──────── Supplied material ────────

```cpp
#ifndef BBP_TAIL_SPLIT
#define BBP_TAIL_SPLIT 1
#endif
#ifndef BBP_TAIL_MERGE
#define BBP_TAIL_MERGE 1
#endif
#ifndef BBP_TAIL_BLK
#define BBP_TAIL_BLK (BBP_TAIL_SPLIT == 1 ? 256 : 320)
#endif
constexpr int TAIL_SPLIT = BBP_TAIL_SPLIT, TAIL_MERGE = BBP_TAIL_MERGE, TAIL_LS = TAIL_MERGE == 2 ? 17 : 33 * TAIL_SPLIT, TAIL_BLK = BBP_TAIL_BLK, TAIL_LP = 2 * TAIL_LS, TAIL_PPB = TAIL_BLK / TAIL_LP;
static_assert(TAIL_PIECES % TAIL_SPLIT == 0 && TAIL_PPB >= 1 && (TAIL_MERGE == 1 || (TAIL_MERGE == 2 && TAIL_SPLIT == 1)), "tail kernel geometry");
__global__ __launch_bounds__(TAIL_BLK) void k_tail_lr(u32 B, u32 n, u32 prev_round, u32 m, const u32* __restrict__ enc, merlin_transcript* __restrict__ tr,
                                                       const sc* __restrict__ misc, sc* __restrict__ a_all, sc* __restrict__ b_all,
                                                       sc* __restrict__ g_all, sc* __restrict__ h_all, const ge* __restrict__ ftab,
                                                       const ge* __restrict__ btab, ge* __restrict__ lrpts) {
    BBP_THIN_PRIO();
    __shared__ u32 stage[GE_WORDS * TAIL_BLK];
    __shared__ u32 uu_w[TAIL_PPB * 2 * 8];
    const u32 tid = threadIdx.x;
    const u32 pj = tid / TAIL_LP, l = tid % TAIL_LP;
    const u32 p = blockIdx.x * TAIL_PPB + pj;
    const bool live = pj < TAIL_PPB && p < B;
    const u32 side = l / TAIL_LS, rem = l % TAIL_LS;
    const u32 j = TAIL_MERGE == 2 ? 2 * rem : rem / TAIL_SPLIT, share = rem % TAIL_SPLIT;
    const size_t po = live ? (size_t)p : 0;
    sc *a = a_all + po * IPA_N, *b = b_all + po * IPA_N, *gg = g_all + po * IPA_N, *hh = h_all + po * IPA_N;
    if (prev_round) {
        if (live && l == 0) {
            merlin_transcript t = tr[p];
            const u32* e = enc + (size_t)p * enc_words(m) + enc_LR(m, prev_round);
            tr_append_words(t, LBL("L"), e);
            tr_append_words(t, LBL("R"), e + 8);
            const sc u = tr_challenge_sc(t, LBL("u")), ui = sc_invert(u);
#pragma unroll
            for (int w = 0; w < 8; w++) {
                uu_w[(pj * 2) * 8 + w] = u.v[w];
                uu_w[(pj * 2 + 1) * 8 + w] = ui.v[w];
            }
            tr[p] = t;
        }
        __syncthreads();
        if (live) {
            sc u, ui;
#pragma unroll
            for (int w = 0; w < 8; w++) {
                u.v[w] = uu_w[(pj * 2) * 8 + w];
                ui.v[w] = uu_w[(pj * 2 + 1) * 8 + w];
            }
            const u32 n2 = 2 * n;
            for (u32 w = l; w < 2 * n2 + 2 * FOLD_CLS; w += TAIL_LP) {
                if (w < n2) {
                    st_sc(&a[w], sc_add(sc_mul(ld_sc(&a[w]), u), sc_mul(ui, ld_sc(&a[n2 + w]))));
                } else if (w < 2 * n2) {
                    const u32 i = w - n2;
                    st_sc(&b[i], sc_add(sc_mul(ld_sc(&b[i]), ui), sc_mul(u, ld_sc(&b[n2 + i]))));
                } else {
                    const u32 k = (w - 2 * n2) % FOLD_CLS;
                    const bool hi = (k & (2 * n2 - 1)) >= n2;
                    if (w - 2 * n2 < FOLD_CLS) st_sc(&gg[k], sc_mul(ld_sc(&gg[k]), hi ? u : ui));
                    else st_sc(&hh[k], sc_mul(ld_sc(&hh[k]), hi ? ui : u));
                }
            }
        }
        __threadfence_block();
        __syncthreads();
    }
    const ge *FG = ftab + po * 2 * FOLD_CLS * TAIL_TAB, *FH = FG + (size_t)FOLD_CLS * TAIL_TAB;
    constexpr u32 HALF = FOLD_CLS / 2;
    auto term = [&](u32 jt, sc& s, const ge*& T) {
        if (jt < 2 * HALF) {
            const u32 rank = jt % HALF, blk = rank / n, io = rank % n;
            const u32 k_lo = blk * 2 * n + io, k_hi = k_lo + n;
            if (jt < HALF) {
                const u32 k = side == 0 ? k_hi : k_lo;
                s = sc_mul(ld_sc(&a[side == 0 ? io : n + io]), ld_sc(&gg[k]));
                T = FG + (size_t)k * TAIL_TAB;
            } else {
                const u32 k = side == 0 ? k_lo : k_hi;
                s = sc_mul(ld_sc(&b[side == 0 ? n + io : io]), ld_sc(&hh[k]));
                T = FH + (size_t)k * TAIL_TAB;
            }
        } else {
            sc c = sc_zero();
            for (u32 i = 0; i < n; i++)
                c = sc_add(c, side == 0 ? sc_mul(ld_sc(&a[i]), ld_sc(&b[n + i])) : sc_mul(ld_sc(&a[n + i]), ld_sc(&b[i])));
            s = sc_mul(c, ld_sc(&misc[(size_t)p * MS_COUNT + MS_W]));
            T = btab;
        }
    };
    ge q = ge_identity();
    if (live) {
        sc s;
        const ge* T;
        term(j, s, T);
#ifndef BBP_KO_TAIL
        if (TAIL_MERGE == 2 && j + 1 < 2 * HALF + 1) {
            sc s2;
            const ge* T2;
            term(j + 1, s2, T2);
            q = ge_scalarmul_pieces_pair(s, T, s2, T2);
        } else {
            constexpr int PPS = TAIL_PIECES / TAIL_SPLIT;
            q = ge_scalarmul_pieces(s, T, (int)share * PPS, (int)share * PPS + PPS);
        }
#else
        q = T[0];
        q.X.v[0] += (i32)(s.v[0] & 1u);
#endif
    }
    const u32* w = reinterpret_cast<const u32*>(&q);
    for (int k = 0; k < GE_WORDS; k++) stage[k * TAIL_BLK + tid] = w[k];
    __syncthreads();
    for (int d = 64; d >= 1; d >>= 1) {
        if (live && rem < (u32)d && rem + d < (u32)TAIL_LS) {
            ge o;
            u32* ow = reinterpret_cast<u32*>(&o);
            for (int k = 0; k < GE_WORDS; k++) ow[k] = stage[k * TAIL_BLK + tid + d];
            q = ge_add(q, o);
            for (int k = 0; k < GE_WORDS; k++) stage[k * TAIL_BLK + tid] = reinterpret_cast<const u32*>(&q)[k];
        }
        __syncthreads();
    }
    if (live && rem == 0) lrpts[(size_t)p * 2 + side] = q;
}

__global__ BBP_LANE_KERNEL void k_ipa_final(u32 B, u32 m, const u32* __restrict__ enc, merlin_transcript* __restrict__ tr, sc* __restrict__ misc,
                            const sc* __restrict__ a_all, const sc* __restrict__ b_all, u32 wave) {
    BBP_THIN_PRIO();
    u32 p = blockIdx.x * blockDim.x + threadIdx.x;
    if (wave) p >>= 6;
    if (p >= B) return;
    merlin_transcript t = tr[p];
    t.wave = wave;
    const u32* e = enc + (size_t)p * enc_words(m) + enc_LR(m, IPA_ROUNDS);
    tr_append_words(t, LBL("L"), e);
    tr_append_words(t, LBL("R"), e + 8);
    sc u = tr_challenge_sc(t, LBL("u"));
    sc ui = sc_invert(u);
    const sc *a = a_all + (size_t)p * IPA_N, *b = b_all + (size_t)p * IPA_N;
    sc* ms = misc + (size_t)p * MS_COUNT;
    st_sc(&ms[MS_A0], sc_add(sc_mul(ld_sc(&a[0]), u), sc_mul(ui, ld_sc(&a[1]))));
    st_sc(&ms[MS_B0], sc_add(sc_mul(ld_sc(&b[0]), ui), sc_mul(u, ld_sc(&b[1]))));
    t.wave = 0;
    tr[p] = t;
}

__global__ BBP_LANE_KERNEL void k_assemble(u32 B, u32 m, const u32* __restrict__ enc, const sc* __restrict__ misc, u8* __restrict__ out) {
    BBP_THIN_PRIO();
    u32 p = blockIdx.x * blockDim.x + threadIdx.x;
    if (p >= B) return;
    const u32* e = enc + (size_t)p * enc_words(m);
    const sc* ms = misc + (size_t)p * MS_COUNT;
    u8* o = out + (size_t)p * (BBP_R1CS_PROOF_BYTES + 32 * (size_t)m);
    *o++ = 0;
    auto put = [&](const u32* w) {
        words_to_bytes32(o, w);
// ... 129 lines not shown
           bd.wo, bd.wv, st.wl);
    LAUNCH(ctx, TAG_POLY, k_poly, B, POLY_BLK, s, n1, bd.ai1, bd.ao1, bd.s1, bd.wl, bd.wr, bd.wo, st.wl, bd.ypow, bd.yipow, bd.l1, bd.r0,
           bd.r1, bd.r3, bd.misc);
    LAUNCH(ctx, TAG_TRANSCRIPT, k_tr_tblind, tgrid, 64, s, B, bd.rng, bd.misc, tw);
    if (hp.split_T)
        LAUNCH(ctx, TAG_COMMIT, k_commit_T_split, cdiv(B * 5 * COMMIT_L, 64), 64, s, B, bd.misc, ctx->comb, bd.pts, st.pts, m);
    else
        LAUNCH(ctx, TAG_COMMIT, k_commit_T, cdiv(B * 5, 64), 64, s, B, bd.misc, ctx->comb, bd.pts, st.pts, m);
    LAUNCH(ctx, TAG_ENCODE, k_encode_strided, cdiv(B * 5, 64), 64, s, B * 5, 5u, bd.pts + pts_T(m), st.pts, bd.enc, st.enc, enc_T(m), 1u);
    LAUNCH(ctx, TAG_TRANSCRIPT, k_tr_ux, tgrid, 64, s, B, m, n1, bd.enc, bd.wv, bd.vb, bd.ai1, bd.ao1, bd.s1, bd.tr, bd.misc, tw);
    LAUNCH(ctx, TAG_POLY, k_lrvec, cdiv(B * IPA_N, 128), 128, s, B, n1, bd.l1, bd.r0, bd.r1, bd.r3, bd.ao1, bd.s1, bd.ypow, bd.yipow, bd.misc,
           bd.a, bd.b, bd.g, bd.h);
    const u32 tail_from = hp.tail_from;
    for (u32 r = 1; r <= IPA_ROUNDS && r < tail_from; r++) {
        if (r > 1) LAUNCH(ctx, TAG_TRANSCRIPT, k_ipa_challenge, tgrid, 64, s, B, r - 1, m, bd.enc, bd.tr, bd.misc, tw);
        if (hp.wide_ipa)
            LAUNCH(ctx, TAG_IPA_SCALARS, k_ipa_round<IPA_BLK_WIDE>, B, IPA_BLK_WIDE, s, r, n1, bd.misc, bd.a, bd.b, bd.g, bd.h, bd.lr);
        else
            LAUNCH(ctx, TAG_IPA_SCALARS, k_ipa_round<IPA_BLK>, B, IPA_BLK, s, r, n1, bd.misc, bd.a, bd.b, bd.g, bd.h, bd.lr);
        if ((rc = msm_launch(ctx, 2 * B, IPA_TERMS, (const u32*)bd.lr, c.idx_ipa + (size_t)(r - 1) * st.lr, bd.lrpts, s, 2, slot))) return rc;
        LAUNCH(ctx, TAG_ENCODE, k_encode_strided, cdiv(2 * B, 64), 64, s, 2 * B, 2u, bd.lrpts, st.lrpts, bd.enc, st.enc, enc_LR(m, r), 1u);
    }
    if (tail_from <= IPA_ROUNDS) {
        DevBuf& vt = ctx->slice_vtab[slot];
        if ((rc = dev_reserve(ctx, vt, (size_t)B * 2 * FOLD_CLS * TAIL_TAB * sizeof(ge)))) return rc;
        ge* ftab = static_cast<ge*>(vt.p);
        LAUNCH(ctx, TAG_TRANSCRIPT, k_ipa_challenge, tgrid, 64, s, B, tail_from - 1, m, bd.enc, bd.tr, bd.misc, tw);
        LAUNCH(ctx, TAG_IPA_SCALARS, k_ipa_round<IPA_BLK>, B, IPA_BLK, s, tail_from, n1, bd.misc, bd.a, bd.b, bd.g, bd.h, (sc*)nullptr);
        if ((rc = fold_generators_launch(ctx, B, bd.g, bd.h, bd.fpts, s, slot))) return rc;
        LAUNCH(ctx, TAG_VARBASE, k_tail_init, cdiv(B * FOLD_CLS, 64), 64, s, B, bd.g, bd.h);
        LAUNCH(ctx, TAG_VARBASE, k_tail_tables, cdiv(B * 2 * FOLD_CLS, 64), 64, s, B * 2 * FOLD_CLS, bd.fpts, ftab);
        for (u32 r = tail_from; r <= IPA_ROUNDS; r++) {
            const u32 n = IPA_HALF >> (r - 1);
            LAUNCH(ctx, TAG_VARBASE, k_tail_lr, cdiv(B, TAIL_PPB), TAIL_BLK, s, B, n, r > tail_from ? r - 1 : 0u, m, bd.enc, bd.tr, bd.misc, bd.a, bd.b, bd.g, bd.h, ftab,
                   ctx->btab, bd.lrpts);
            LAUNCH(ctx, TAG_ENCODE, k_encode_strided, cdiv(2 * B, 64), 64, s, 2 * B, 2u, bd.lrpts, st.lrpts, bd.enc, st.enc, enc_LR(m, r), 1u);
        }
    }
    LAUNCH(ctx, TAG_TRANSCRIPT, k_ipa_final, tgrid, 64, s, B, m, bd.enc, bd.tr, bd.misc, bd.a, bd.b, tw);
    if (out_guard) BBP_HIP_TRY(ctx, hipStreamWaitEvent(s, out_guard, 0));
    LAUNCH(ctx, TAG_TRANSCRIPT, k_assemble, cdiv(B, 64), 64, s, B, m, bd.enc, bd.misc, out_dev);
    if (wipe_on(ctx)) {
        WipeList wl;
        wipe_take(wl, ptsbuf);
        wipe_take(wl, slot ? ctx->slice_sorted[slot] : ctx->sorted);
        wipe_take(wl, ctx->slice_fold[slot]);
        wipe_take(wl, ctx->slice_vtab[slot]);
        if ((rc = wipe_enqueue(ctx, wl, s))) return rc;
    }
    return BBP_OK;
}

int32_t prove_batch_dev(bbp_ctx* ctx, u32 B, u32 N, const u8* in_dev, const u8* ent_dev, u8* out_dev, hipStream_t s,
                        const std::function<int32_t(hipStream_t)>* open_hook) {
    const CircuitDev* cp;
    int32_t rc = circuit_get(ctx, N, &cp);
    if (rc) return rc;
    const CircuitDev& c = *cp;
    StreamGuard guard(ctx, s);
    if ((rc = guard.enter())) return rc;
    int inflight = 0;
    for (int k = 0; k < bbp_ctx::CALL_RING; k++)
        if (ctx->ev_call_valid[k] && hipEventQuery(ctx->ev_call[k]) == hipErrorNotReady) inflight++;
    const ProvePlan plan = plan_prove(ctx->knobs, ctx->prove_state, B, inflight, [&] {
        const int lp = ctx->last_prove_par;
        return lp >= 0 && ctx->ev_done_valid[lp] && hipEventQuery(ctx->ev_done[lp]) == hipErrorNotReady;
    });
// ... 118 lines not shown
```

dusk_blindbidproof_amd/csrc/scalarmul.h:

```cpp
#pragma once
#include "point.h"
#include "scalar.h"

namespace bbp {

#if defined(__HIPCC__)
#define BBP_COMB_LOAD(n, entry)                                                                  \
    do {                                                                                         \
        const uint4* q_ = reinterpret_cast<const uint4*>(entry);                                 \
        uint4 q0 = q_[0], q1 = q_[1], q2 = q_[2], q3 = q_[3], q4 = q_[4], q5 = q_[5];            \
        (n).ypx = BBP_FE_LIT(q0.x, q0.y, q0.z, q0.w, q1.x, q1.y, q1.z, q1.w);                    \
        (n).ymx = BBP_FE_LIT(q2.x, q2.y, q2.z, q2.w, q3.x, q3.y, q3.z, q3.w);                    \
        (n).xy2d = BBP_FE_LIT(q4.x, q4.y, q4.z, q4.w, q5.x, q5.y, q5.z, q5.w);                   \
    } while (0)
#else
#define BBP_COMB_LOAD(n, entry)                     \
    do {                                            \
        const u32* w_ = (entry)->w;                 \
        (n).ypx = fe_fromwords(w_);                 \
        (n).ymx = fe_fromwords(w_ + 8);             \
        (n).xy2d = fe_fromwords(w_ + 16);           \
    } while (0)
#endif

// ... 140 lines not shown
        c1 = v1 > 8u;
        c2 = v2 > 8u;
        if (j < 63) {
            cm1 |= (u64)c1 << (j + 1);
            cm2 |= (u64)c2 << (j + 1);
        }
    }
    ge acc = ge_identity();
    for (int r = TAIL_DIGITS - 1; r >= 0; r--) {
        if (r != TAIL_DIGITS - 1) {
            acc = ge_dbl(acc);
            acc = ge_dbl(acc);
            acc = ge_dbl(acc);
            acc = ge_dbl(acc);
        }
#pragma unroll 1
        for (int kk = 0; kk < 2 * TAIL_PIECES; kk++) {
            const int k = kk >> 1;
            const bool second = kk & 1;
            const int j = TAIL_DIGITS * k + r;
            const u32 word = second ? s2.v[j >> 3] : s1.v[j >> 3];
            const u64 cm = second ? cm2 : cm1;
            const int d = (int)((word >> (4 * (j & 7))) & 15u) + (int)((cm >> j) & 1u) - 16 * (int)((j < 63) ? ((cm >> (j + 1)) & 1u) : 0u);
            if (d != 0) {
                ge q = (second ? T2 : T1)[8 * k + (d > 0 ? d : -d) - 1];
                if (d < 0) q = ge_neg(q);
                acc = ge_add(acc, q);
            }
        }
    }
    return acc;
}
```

────────

• _What is being asked_:
Which lines in the data hold the string "hipErrorNotReady"? Copy each of them.

• _Output below_:
        if (ctx->ev_call_valid[k] && hipEventQuery(ctx->ev_call[k]) == hipErrorNotReady) inflight++;
        return lp >= 0 && ctx->ev_done_valid[lp] && hipEventQuery(ctx->ev_done[lp]) == hipErrorNotReady;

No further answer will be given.